Networked, distributed, collaborative robotics
Rus's research is focused on developing the science of networked/distributed/collaborative robotics. Simply put, her research answers the question: how can many machines collaborate to achieve a common goal? Distributed networked robot systems consist of multiple robots that are connected by communication. In these systems the robots interact locally with the environment.
The objective is for the system as a whole to have guaranteed global behavior. Distributed robotics is an important area of robotics as it addresses how collections of robots can collaborate to achieve a larger task than each individual robot is capable of doing. Rus was the first to put this area on a firm algorithmic footing.
Development of algorithms
Rus's research addresses the development of algorithms that
- enable collaboration;
- couple tightly communication, control, and perception;
- are scalable and generally independent on the number of units in the system;
- have provable guarantees. An important theme in this work is self-organization: the study of computational processes that interact with each other and with the physical world by means of perception, communication, and change to achieve system reconfiguration in response to the task requirements and the environment.
Distributed Robotics Lab
At MIT CSAIL, Rus heads the Distributed Robotics Lab which conducts research on modular and self-reconfiguring robots, distributed algorithms and systems of self-organizing robots, networks of robots and sensors for first-responders, mobile sensor networks, cooperative underwater robotics, and desktop robotics.

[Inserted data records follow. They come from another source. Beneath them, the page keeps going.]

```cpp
template <class D, int K1 = NJC, int K0 = 0>
VS_DEV void joint_expand(const double* __restrict__ sQR, const double* __restrict__ y, double (&u)[8]) {
    using S = Smem<D>;
    if constexpr (K1 == NJC) {
#pragma unroll
        for (int i = 0; i < NJC; ++i) u[i] = y[i];
        u[6] = sQR[S::QR_NS + 0];
        u[7] = sQR[S::QR_NS + 1];
    }
#pragma unroll
    for (int k = K1 - 1; k >= K0; --k) {
        double t = 0.0;
#pragma unroll
        for (int i = k; i < 8; ++i) t = fma(sQR[S::QR_V + 8 * k + i], u[i], t);
        t *= sQR[S::QR_BETA + k];
#pragma unroll
        for (int i = k; i < 8; ++i) u[i] = fma(-t, sQR[S::QR_V + 8 * k + i], u[i]);
    }
    if constexpr (K0 == 0) {
#pragma unroll
        for (int i = 0; i < 8; ++i) u[i] *= sQR[S::QR_ISW + i];
    }
}

struct SolveArgs {
    DevCfg cfg;
    const double* in;
    int batch;
    int pad_;
    double* xout;
    double* fmout;
    int* status_out;
    int* iters_out;
    double* dbgM;
    double* dbgL;
    unsigned long long* stamps;
};
VS_DEV const SolveArgs* late_args() {
    const SolveArgs* ka = reinterpret_cast<const SolveArgs*>(
        (const void*)__builtin_amdgcn_kernarg_segment_ptr());
    asm volatile("" : "+s"(ka));
    return ka;
}

template <class D, bool STAMPS, int FORM = 0>
__global__ __launch_bounds__(D::BLOCK, D::WG_PER_CU) void solve_kernel(DevCfg cfg, const double* __restrict__ in, int batch,
                                                         double* xout_, double* fmout_, int* status_out_,
                                                         int* iters_out_, double* dbgM_, double* dbgL_,
                                                         unsigned long long* stamps_) {
    constexpr bool TUNED = false;
    constexpr bool SMALL = false;
    const double* const tun = nullptr;
#include "vsmpc_solve_body.inc"
}

template <class D, int FORM = 0>
__global__ __launch_bounds__(D::BLOCK, D::WG_PER_CU) void solve_kernel_tuned(DevCfg cfg, const double* __restrict__ in, int batch,
                                                         double* xout_, double* fmout_, int* status_out_,
                                                         int* iters_out_, double* dbgM_, double* dbgL_,
                                                         unsigned long long* stamps_, const double* __restrict__ tun) {
    constexpr bool STAMPS = false;
    constexpr bool TUNED = true;
    constexpr bool SMALL = false;
#include "vsmpc_solve_body.inc"
}

template <class D, bool STAMPS>
__global__ __launch_bounds__(D::BLOCK, D::WG_PER_CU) void solve_kernel_small(DevCfg cfg, const double* __restrict__ in, int batch,
                                                         double* xout_, double* fmout_, int* status_out_,
                                                         int* iters_out_, double* dbgM_, double* dbgL_,
                                                         unsigned long long* stamps_) {
    constexpr bool TUNED = false;
    constexpr bool SMALL = true;
    constexpr int FORM = 1;
    const double* const tun = nullptr;
#include "vsmpc_solve_body.inc"
}

template <class D, bool STAMPS, int FORM>
static hipError_t launch_solve_f(const DevCfg& cfg, const double* d_in, int batch, double* d_x, double* d_fm,
                                 int* d_status, int* d_iters, double* dbgM, double* dbgL,
                                 unsigned long long* stamps, hipStream_t stream) {
    static std::atomic<bool> attr_set[MAX_DEVICES];
    constexpr size_t lds = FORM == 1 ? Smem<D>::bytes_struct : Smem<D>::bytes;
    const hipError_t e = allow_dynamic_lds(reinterpret_cast<const void*>(&solve_kernel<D, STAMPS, FORM>), attr_set, lds);
    if (e != hipSuccess) return e;
    hipLaunchKernelGGL((solve_kernel<D, STAMPS, FORM>), dim3(batch), dim3(D::BLOCK), lds, stream,
                       cfg, d_in, batch, d_x, d_fm, d_status, d_iters, dbgM, dbgL, stamps);
    return hipGetLastError();
}

template <int N, int NS, int HC, bool STAMPS>
hipError_t launch_solve_dims(int form, const DevCfg& cfg, const double* d_in, int batch, double* d_x, double* d_fm,
                             int* d_status, int* d_iters, double* dbgM, double* dbgL, unsigned long long* stamps,
                             hipStream_t stream) {
    using D = Dims<N, NS, HC>;
    if constexpr (D::STRUCT_P1) {
        if (form != 2) {
            return launch_solve_f<D, STAMPS, 1>(cfg, d_in, batch, d_x, d_fm, d_status, d_iters, dbgM, dbgL, stamps, stream);
        }
    }
    return launch_solve_f<D, STAMPS, 0>(cfg, d_in, batch, d_x, d_fm, d_status, d_iters, dbgM, dbgL, stamps, stream);
}

template <int N, int NS, int HC>
hipError_t launch_solve_small_dims(const DevCfg& cfg, const double* d_in, int batch, double* d_x, double* d_fm, int* d_status,
                                   int* d_iters, unsigned long long* stamps, hipStream_t stream) {
    using D = Dims<N, NS, HC>;
    if constexpr (!has_small_kind<D>()) {
        return hipErrorInvalidValue;
    } else {
        static std::atomic<bool> attr_set[2][MAX_DEVICES];
        constexpr size_t lds = Smem<D, true>::bytes_struct;
        static_assert(lds <= 160 * 1024, "the small-batch kind takes the LDS of one CU");
        auto go = [&](auto stc) {
            constexpr bool ST = decltype(stc)::value;
            const hipError_t e = allow_dynamic_lds(reinterpret_cast<const void*>(&solve_kernel_small<D, ST>), attr_set[ST], lds);
            if (e != hipSuccess) return e;
            hipLaunchKernelGGL((solve_kernel_small<D, ST>), dim3(batch), dim3(D::BLOCK), lds, stream, cfg, d_in, batch, d_x, d_fm,
                               d_status, d_iters, static_cast<double*>(nullptr), static_cast<double*>(nullptr), stamps);
            return hipGetLastError();
        };
        return stamps != nullptr ? go(std::true_type{}) : go(std::false_type{});
    }
}

template <int N, int NS, int HC, int FORM>
hipError_t launch_solve_tuned_dims(const DevCfg& cfg, const double* d_in, const double* d_tun, int batch, double* d_x,
                                   double* d_fm, int* d_status, int* d_iters, hipStream_t stream) {
    using D = Dims<N, NS, HC>;
    if constexpr (FORM == 1 && !D::STRUCT_P1) {
        return hipErrorInvalidValue;
    } else {
        static std::atomic<bool> attr_set[MAX_DEVICES];
        constexpr size_t lds = FORM == 1 ? Smem<D>::bytes_struct : Smem<D>::bytes;
        static_assert(D::WG_PER_CU < 2 || lds <= 80 * 1024, "the tuned kind keeps two workgroups per CU");
        const hipError_t e = allow_dynamic_lds(reinterpret_cast<const void*>(&solve_kernel_tuned<D, FORM>), attr_set, lds);
        if (e != hipSuccess) return e;
        hipLaunchKernelGGL((solve_kernel_tuned<D, FORM>), dim3(batch), dim3(D::BLOCK), lds, stream, cfg, d_in, batch, d_x, d_fm,
                           d_status, d_iters, static_cast<double*>(nullptr), static_cast<double*>(nullptr),
                           static_cast<unsigned long long*>(nullptr), d_tun);
        return hipGetLastError();
    }
}

#define VS_INSTANTIATE_SOLVE(N, NS, HC, ST)                                                                              \
    template hipError_t launch_solve_dims<N, NS, HC, ST>(int, const DevCfg&, const double*, int, double*, double*, int*, \
                                                         int*, double*, double*, unsigned long long*, hipStream_t);
#define VS_INSTANTIATE_TUNED(N, NS, HC, F)                                                                                 \
    template hipError_t launch_solve_tuned_dims<N, NS, HC, F>(const DevCfg&, const double*, const double*, int, double*, \
                                                              double*, int*, int*, hipStream_t);
#define VS_TU_APPLY(M, ...) M(__VA_ARGS__)
#define VS_INSTANTIATE_SMALL(N, NS, HC)                                                                              \
    template hipError_t launch_solve_small_dims<N, NS, HC>(const DevCfg&, const double*, int, double*, double*, int*, int*, \
                                                           unsigned long long*, hipStream_t);
#if VS_TU_STAMPS == 3
VS_TU_APPLY(VS_INSTANTIATE_SMALL, VS_TU_HORIZON)
#elif VS_TU_STAMPS == 2
VS_TU_APPLY(VS_INSTANTIATE_TUNED, VS_TU_HORIZON, VS_TU_FORM)
#elif VS_TU_STAMPS
VS_TU_APPLY(VS_INSTANTIATE_SOLVE, VS_TU_HORIZON, true)
#else
VS_TU_APPLY(VS_INSTANTIATE_SOLVE, VS_TU_HORIZON, false)
#endif

}
```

Her lab has created robots that can mimic a variety of human-like actions like tending a garden, dancing, baking cookies from scratch, cutting birthday cakes, among other behaviors. They can also fly in swarms without human aid to perform surveillance functions. She has led numerous groundbreaking research projects in the areas of multi-robot systems and in applications to transportation, security, environmental modeling and monitoring, underwater exploration, and agriculture.